§ **Information shown**
static int fc_fwd_ws_impl(const char* fn, const float* a, int lda, const void* pack, const float* bias, float* h, int M, int N, int K, void* ws,
                          size_t ws_bytes, const unsigned* a_amax, unsigned* h_amax, void* stream) {
    const size_t need = mi355ppo_fc_fwd_workspace_bytes(M, N, K);
    if (need == 0 || !ws || N % 4) return fc_fwd_impl(fn, a, lda, pack, bias, h, M, N, K, a_amax, h_amax, stream);
    MI355_REQUIRE(!h_amax, MI355PPO_EINVAL, "%s: the K-split forward (M=%d) does not record h's maximum (no consumer splits h: pass null)", fn, M);
    int rc = zgemm_check(fn, a, pack, h, M, N, K, lda, N);
    if (rc) return rc;
    MI355_REQUIRE(bias && aligned(bias, 4) && aligned(h, 16) && aligned(ws, 16), MI355PPO_EINVAL, "%s: bias missing, or h / workspace not 16-byte aligned", fn);
    MI355_REQUIRE(ws_bytes >= need, MI355PPO_EINVAL, "%s: workspace of %zu bytes, %zu needed (mi355ppo_fc_fwd_workspace_bytes)", fn, ws_bytes, need);
    ZArgs za = zargs(a, (long long)M * lda * 4, lda, pack, bias, nullptr, static_cast<float*>(ws), (long long)M * N * 4, N, M, N, K);
    za.a_amax = a_amax;
    za.steps_per = zsplit_steps_per(M, N, K);
    const int splits = (K / 16 + za.steps_per - 1) / za.steps_per;
    rc = z_launch<ZRowsLinear, 2, 2, 4, Z_RAW, true, 2>(za, as_stream(stream), fn);
    if (rc) return rc;
    const size_t total4 = (size_t)M * N / 4;
    hipLaunchKernelGGL(zsplit_reduce_kernel, dim3((unsigned)((total4 + 255) / 256)), dim3(256), 0, as_stream(stream),
                       static_cast<const float4*>(ws), splits, total4, bias, N / 4, reinterpret_cast<float4*>(h), total4);
    return check_launch(fn);
}

extern "C" MI355PPO_API int mi355ppo_fc_fwd_relu_packed_ws_f32(const float* a, int lda, const void* pack, const float* bias, float* h,
                                                               int M, int N, int K, void* ws, size_t ws_bytes, void* stream) {
    return fc_fwd_ws_impl("mi355ppo_fc_fwd_relu_packed_ws_f32", a, lda, pack, bias, h, M, N, K, ws, ws_bytes, nullptr, nullptr, stream);
}

namespace mi355ppo {
int z_fc_raw_launch(const char* fn, const float* a, int lda, const void* pack, int M, int N, int K, void* ws, size_t ws_bytes, int* splits,
                    hipStream_t stream, const unsigned* a_amax) {
    const size_t need = mi355ppo_fc_fwd_workspace_bytes(M, N, K);
    MI355_REQUIRE(need > 0 && N % 4 == 0, MI355PPO_EINVAL, "%s: M=%d rows need no K split (use the unfused entry points from 8,192 rows on)", fn, M);
    int rc = zgemm_check(fn, a, pack, static_cast<const float*>(ws), M, N, K, lda, N);
    if (rc) return rc;
    MI355_REQUIRE(ws && aligned(ws, 16) && ws_bytes >= need, MI355PPO_EWORKSPACE, "%s: workspace of %zu bytes, %zu needed (mi355ppo_fc_fwd_workspace_bytes)",
                  fn, ws ? ws_bytes : (size_t)0, need);
    ZArgs za = zargs(a, (long long)M * lda * 4, lda, pack, nullptr, nullptr, static_cast<float*>(ws), (long long)M * N * 4, N, M, N, K);
    za.a_amax = a_amax;
    za.steps_per = zsplit_steps_per(M, N, K);
    *splits = (K / 16 + za.steps_per - 1) / za.steps_per;
    return z_launch<ZRowsLinear, 2, 2, 4, Z_RAW, true, 2>(za, stream, fn);
}
}

static int fc_dgrad_impl(const char* fn, const float* dz, int lddz, const void* pack, const float* act_in, const unsigned* bits, float* da,
                         int M, int N, int K, void* stream, const unsigned* dz_amax = nullptr, unsigned* da_amax = nullptr) {
    int rc = zgemm_check(fn, dz, pack, da, M, N, K, lddz, N);
    if (rc) return rc;
    ZArgs za = zargs(dz, (long long)M * lddz * 4, lddz, pack, nullptr, act_in, da, (long long)M * N * 4, N, M, N, K);
    za.a_amax = dz_amax; za.c_amax = da_amax;
    za.super_rows = 4;
    if (bits) {
        MI355_REQUIRE(N % 32 == 0 && aligned(bits, 4) && aligned(da, 128), MI355PPO_EINVAL, "%s: bit masks need N %% 32 == 0 (N=%d) and da on a 128-byte boundary", fn, N);
        za.bits_in = bits;
        if (dz_amax && fc_g_takes(M, N, K, true)) {
            rc = gemmg_launch(fn, 1, dz, lddz, pack, nullptr, bits, da, M, N, K, dz_amax, da_amax, as_stream(stream));
            if (rc <= 0) return rc;
        }
        return z_launch<ZRowsLinear, 2, 4, 4, Z_MASKB, false>(za, as_stream(stream), fn);
    }
    MI355_REQUIRE(act_in && aligned(act_in, 4) && act_in != da, MI355PPO_EINVAL, "%s: act_in missing, misaligned or aliased with da", fn);
    return z_launch<ZRowsLinear, 2, 4, 4, Z_MASK, false>(za, as_stream(stream), fn);
}

extern "C" MI355PPO_API int mi355ppo_fc_dgrad_mask_packed_f32(const float* dz, int lddz, const void* pack, const float* act_in, float* da,
                                                              int M, int N, int K, void* stream) {
    return fc_dgrad_impl("mi355ppo_fc_dgrad_mask_packed_f32", dz, lddz, pack, act_in, nullptr, da, M, N, K, stream);
}

extern "C" MI355PPO_API int mi355ppo_fc_dgrad_maskbits_packed_f32(const float* dz, int lddz, const void* pack, const uint32_t* mask_bits,
                                                                  float* da, int M, int N, int K, void* stream) {
    const char* fn = "mi355ppo_fc_dgrad_maskbits_packed_f32";
    MI355_REQUIRE(mask_bits, MI355PPO_EINVAL, "%s: null pointer", fn);
    return fc_dgrad_impl(fn, dz, lddz, pack, nullptr, mask_bits, da, M, N, K, stream);
}

static bool conv_r_takes(long long images, int layer, bool dgrad) {
    return convr_on(images, dgrad && layer == 2 ? 512 : 1);
}

static int conv_fwd_packed_impl(const char* fn, const float* src, const void* pack, const float* bias, float* dst, unsigned* bits,
                                int64_t images, int layer, void* stream, const unsigned* src_amax = nullptr, unsigned* dst_amax = nullptr) {
    MI355_REQUIRE(src && pack && bias && dst, MI355PPO_EINVAL, "%s: null pointer", fn);
    MI355_REQUIRE(layer == 2 || layer == 3, MI355PPO_EINVAL, "%s: layer=%d must be 2 or 3", fn, layer);
    MI355_REQUIRE(images > 0, MI355PPO_EINVAL, "%s: images=%lld must be positive", fn, (long long)images);
    MI355_REQUIRE(aligned(src, 16) && aligned(pack, 16) && aligned(dst, 128) && aligned(bias, 4) && aligned(bits, 4), MI355PPO_EALIGN,
                  "%s: src / pack must be 16-byte aligned, dst 128-byte aligned", fn);
    const long long srcb = (long long)images * (layer == 2 ? 20 * 20 * 32 : 9 * 9 * 64) * 4;
    MI355_REQUIRE(srcb < (1LL << 32) - 8192, MI355PPO_EINVAL, "%s: the source (%lld bytes) must stay below 4 GiB (32-bit buffer offsets)", fn, srcb);
    hipStream_t st = as_stream(stream);
    const bool small = !bits && images < 768;
    if (layer == 2) {
        if (src_amax && conv_r_takes(images, 2, false))
            return convr_fwd2(fn, src, (unsigned)srcb, pack, bias, dst, (unsigned)((long long)images * 81 * 64 * 4), bits, images, src_amax, dst_amax, st);
        ZArgs za = zargs(src, srcb, 0, pack, bias, nullptr, dst, (long long)images * 81 * 64 * 4, 64, (long long)images * 81, 64, ZConv2::K);
        za.bits_out = bits;
        za.a_amax = src_amax; za.c_amax = dst_amax;
        if (small) return z_launch<ZConv2, 1, 2, 4, Z_BIAS_RELU, false, 2>(za, st, fn);
        if (bits) return z_blds(images) ? z_launch<ZConv2, 2, 2, 4, Z_BIAS_RELU_BITS, false, 2, true>(za, st, fn) : z_launch<ZConv2, 2, 2, 4, Z_BIAS_RELU_BITS, false, 2>(za, st, fn);
        return z_blds(images) ? z_launch<ZConv2, 2, 2, 4, Z_BIAS_RELU, false, 2, true>(za, st, fn) : z_launch<ZConv2, 2, 2, 4, Z_BIAS_RELU, false, 2>(za, st, fn);
    }
    if (src_amax && conv_r_takes(images, 3, false))
        return convr_fwd3(fn, src, (unsigned)srcb, pack, bias, dst, (unsigned)((long long)images * 49 * 64 * 4), bits, images, src_amax, dst_amax, st);
    ZArgs za = zargs(src, srcb, 0, pack, bias, nullptr, dst, (long long)images * 49 * 64 * 4, 64, (long long)images * 49, 64, ZConv3::K);
    za.bits_out = bits;
    za.a_amax = src_amax; za.c_amax = dst_amax;
    if (small) return z_launch<ZConv3, 1, 2, 4, Z_BIAS_RELU, false, 2>(za, st, fn);
    if (bits) return z_blds(images) ? z_launch<ZConv3, 2, 2, 4, Z_BIAS_RELU_BITS, false, 2, true>(za, st, fn) : z_launch<ZConv3, 2, 2, 4, Z_BIAS_RELU_BITS, false, 2>(za, st, fn);
    return z_blds(images) ? z_launch<ZConv3, 2, 2, 4, Z_BIAS_RELU, false, 2, true>(za, st, fn) : z_launch<ZConv3, 2, 2, 4, Z_BIAS_RELU, false, 2>(za, st, fn);
}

§ **Assigned task**
Note each line of the entries that has "need" in it, and copy those lines.

§ **Your solution**
    const size_t need = mi355ppo_fc_fwd_workspace_bytes(M, N, K);
    if (need == 0 || !ws || N % 4) return fc_fwd_impl(fn, a, lda, pack, bias, h, M, N, K, a_amax, h_amax, stream);
    MI355_REQUIRE(ws_bytes >= need, MI355PPO_EINVAL, "%s: workspace of %zu bytes, %zu needed (mi355ppo_fc_fwd_workspace_bytes)", fn, ws_bytes, need);
    const size_t need = mi355ppo_fc_fwd_workspace_bytes(M, N, K);
    MI355_REQUIRE(need > 0 && N % 4 == 0, MI355PPO_EINVAL, "%s: M=%d rows need no K split (use the unfused entry points from 8,192 rows on)", fn, M);
    MI355_REQUIRE(ws && aligned(ws, 16) && ws_bytes >= need, MI355PPO_EWORKSPACE, "%s: workspace of %zu bytes, %zu needed (mi355ppo_fc_fwd_workspace_bytes)",
                  fn, ws ? ws_bytes : (size_t)0, need);
        MI355_REQUIRE(N % 32 == 0 && aligned(bits, 4) && aligned(da, 128), MI355PPO_EINVAL, "%s: bit masks need N %% 32 == 0 (N=%d) and da on a 128-byte boundary", fn, N);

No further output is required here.